Saved entries:
* * * * *

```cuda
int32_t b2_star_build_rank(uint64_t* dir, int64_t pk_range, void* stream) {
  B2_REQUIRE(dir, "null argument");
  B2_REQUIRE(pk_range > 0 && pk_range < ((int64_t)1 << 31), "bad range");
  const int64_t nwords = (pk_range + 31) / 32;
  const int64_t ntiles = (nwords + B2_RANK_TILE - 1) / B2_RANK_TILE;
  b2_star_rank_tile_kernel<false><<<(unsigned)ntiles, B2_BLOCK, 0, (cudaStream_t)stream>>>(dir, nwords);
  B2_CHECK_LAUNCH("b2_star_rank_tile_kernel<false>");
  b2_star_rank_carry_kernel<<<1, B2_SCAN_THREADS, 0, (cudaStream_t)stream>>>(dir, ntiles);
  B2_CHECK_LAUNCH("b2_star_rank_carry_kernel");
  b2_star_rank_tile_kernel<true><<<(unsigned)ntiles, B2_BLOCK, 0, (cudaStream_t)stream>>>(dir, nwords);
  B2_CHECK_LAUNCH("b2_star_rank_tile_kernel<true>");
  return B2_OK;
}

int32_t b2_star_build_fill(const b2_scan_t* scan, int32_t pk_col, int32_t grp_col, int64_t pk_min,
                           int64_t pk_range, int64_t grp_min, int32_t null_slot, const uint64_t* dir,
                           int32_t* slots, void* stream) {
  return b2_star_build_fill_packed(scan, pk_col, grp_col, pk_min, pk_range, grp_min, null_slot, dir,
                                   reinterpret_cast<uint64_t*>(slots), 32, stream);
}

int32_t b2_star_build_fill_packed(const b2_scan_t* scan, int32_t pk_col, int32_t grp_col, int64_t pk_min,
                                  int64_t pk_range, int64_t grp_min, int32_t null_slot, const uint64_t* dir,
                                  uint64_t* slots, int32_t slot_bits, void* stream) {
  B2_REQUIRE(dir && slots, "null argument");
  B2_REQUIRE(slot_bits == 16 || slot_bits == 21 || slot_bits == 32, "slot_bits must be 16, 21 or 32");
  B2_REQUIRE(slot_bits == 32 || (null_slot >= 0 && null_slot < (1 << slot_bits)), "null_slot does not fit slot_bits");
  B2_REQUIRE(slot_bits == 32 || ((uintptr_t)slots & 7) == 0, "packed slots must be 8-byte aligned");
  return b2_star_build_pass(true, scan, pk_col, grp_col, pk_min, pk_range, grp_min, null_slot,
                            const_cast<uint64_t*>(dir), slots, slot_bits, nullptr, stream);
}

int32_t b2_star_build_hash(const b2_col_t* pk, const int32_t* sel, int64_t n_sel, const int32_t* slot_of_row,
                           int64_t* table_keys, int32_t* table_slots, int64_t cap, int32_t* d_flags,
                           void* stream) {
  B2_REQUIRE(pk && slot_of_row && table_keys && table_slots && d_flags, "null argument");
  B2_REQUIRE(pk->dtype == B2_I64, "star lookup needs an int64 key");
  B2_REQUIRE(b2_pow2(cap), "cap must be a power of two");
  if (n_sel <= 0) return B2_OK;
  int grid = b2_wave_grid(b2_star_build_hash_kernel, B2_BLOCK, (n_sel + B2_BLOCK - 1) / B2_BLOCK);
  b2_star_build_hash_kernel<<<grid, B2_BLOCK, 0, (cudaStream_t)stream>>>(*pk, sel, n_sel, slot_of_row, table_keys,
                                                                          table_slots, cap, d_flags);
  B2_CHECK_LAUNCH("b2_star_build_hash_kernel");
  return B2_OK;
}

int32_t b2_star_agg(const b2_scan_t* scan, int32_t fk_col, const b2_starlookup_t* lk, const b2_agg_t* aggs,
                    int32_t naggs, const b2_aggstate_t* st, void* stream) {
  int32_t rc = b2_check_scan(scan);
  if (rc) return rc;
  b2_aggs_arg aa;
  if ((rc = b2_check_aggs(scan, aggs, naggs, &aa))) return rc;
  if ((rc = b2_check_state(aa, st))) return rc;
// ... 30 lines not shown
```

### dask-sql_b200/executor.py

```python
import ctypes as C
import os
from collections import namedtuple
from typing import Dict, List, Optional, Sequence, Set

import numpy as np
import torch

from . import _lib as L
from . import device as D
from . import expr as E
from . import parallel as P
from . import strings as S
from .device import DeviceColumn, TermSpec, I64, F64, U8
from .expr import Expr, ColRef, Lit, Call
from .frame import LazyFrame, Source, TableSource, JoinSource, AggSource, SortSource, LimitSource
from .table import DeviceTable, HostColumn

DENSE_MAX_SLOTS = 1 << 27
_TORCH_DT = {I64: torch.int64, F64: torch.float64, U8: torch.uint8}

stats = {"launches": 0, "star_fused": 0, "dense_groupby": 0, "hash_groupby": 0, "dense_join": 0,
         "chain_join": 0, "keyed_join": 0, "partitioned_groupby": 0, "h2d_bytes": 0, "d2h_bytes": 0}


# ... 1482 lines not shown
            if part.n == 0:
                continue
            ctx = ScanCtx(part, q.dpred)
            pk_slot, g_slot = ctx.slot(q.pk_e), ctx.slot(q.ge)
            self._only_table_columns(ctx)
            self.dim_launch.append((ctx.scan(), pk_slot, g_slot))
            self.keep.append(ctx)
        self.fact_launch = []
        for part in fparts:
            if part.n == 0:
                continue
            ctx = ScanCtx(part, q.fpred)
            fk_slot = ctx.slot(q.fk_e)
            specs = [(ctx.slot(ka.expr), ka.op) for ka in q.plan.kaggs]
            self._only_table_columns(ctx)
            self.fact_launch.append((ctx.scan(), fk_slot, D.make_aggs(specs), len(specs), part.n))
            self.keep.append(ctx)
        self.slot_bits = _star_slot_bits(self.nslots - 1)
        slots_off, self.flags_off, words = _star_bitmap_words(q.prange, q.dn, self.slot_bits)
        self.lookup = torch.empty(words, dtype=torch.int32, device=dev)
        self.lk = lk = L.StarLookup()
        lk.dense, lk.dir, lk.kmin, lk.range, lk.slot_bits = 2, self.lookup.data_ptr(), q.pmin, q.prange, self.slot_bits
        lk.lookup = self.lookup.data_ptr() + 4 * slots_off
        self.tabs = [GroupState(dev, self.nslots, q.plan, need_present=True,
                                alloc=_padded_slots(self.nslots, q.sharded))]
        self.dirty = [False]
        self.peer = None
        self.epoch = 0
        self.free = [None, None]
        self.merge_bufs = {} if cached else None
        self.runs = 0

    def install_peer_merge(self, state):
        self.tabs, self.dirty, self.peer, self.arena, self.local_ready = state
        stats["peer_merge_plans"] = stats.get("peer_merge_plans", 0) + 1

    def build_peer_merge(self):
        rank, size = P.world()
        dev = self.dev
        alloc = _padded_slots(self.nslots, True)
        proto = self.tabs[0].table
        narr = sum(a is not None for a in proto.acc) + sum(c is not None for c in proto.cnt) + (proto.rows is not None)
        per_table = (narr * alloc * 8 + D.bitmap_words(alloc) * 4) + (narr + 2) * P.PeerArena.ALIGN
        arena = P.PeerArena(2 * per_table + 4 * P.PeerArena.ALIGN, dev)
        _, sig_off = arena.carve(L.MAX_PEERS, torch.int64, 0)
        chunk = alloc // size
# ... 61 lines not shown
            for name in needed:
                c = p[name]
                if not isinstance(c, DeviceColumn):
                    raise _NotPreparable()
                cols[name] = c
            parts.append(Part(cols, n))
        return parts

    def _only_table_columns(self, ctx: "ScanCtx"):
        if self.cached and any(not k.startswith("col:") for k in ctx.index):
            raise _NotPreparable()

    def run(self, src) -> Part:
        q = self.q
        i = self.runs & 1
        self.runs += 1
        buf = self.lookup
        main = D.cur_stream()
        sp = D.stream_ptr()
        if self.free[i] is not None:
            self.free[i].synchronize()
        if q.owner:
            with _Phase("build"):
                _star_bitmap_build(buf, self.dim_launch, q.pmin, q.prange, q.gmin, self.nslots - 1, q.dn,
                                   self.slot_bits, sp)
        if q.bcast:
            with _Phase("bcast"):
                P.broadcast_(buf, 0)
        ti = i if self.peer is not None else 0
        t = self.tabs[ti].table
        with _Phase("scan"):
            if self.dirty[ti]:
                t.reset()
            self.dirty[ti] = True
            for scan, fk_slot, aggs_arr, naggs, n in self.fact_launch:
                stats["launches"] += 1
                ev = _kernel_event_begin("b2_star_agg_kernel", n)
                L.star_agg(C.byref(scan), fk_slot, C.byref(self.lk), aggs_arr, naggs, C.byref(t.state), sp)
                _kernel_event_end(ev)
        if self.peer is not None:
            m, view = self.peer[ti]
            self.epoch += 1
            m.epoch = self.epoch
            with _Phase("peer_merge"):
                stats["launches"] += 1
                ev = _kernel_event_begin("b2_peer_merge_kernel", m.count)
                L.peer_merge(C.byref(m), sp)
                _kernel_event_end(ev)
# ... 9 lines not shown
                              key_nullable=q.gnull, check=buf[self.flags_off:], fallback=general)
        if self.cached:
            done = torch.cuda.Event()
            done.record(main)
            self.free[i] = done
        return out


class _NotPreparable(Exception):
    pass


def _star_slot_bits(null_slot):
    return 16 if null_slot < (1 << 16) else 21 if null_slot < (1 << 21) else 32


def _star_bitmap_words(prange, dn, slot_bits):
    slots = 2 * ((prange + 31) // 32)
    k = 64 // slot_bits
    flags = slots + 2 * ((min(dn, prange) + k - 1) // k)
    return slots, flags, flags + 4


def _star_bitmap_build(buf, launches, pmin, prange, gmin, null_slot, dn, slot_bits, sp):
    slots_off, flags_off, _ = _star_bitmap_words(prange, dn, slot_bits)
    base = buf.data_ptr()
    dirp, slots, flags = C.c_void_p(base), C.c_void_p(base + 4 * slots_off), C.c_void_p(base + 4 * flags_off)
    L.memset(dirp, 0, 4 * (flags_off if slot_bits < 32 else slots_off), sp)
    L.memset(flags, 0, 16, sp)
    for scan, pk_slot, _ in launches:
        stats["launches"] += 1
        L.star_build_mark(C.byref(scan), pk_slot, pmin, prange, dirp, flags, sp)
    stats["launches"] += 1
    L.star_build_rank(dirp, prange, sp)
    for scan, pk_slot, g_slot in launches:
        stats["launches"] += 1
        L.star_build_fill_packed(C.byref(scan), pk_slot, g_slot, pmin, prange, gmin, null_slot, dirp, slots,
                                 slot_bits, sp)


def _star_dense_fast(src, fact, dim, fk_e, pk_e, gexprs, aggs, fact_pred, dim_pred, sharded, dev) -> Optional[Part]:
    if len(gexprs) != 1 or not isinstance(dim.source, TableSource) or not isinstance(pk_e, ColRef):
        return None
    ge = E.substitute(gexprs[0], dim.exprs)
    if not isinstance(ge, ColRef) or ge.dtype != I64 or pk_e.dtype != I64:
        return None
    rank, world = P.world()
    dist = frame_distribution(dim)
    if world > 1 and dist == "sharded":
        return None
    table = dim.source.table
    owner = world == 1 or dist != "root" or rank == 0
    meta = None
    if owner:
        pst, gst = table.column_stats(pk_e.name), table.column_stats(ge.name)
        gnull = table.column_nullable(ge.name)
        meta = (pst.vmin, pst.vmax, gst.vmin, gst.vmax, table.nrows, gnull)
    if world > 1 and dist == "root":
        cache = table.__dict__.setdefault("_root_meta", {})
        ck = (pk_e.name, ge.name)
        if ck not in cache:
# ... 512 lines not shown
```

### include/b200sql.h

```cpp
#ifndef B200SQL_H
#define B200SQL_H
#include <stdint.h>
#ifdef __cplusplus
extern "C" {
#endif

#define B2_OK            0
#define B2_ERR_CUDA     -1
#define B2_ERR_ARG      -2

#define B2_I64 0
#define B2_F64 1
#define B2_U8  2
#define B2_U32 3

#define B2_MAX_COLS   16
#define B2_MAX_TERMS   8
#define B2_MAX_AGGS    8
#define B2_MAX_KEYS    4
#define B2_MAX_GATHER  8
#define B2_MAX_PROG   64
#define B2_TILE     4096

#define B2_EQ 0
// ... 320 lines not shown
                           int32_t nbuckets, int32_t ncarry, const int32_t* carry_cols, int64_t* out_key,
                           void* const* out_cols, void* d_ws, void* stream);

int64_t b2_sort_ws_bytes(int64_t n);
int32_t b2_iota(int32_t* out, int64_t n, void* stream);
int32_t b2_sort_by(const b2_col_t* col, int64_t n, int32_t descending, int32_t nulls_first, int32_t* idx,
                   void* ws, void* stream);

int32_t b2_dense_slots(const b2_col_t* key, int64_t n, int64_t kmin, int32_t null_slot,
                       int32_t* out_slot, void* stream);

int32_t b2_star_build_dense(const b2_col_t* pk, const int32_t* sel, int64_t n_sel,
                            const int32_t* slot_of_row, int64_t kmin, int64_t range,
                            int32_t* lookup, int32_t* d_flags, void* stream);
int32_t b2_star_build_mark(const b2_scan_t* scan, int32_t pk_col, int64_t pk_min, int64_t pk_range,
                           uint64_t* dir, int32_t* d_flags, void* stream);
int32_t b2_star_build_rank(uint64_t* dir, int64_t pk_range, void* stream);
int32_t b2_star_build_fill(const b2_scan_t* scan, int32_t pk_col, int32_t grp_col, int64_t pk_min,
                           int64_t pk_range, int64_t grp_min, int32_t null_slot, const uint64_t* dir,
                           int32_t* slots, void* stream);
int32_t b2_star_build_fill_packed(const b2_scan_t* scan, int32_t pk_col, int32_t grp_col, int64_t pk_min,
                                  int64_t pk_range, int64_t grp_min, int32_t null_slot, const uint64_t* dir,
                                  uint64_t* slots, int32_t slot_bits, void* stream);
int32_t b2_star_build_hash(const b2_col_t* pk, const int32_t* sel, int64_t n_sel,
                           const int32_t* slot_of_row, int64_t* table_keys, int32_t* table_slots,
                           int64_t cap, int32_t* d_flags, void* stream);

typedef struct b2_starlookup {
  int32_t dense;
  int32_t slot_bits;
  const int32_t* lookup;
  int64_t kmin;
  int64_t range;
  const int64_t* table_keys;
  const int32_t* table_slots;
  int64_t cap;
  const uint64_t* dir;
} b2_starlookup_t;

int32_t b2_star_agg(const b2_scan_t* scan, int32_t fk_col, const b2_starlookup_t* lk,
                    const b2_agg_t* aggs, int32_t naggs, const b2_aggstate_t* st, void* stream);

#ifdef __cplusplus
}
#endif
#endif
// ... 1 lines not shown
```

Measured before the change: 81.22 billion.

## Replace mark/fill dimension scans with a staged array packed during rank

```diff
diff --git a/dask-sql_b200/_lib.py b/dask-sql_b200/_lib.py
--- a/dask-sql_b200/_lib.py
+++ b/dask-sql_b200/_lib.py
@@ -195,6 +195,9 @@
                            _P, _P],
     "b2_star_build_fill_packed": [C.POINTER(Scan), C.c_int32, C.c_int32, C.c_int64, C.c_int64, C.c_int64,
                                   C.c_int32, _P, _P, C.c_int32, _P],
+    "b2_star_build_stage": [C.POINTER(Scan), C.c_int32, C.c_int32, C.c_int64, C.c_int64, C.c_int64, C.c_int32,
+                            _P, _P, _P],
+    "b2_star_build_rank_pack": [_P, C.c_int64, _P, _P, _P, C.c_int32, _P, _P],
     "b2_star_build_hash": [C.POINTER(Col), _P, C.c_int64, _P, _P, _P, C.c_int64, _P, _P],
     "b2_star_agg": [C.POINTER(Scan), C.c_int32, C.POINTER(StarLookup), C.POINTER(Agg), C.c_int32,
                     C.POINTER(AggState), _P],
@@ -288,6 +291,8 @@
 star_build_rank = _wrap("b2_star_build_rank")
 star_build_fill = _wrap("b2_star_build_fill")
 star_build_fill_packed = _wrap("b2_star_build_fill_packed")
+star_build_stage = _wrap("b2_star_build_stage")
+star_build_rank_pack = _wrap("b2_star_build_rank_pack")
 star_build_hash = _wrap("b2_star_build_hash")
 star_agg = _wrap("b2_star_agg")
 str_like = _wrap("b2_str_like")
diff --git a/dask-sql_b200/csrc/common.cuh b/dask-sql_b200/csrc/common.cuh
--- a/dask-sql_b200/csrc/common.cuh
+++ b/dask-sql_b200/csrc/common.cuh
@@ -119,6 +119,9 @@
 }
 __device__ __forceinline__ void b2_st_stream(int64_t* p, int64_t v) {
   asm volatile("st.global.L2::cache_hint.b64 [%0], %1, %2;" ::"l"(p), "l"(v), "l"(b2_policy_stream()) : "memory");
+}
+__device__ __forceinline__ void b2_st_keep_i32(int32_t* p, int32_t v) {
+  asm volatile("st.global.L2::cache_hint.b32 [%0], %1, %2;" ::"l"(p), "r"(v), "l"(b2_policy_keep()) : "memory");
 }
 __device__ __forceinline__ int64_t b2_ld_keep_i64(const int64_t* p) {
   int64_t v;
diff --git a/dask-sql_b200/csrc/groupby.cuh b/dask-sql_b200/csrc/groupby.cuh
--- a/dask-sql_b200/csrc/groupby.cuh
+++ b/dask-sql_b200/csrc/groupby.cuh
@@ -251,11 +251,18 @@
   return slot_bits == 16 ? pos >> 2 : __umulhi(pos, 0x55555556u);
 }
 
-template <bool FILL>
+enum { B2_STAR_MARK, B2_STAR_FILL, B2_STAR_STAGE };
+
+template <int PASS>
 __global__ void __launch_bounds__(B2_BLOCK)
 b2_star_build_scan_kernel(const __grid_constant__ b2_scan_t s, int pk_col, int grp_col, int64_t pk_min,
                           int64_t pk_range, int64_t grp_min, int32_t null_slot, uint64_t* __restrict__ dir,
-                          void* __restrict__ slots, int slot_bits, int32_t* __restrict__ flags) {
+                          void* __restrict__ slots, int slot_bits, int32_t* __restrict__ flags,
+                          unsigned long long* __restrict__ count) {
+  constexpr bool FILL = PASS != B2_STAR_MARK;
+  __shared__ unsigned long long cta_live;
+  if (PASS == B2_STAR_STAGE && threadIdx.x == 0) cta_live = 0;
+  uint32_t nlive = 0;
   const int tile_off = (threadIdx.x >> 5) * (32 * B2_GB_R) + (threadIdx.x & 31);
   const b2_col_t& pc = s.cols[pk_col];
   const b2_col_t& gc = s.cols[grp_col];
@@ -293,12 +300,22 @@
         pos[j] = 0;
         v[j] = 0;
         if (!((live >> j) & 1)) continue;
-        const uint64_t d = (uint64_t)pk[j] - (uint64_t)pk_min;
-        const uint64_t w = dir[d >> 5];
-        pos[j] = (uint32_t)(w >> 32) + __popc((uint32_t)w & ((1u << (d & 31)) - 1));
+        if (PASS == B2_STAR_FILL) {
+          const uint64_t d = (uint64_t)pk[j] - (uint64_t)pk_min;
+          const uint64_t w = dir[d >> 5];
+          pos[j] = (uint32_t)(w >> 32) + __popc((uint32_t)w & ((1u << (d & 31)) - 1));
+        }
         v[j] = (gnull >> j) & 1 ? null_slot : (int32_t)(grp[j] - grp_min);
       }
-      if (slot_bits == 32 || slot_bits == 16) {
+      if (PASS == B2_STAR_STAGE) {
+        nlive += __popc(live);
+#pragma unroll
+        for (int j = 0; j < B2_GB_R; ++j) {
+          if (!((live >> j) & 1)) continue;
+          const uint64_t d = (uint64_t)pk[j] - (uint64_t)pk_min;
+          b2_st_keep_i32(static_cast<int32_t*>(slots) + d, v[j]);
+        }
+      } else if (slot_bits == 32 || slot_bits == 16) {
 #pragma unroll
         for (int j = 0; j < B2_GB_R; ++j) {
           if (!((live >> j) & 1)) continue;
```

* * * * *

WHAT NEEDS TO BE DONE: Please show, exactly as written, every line above that contains the word "template".

RESPONSE TO THIS EXERCISE:
-template <bool FILL>
+template <int PASS>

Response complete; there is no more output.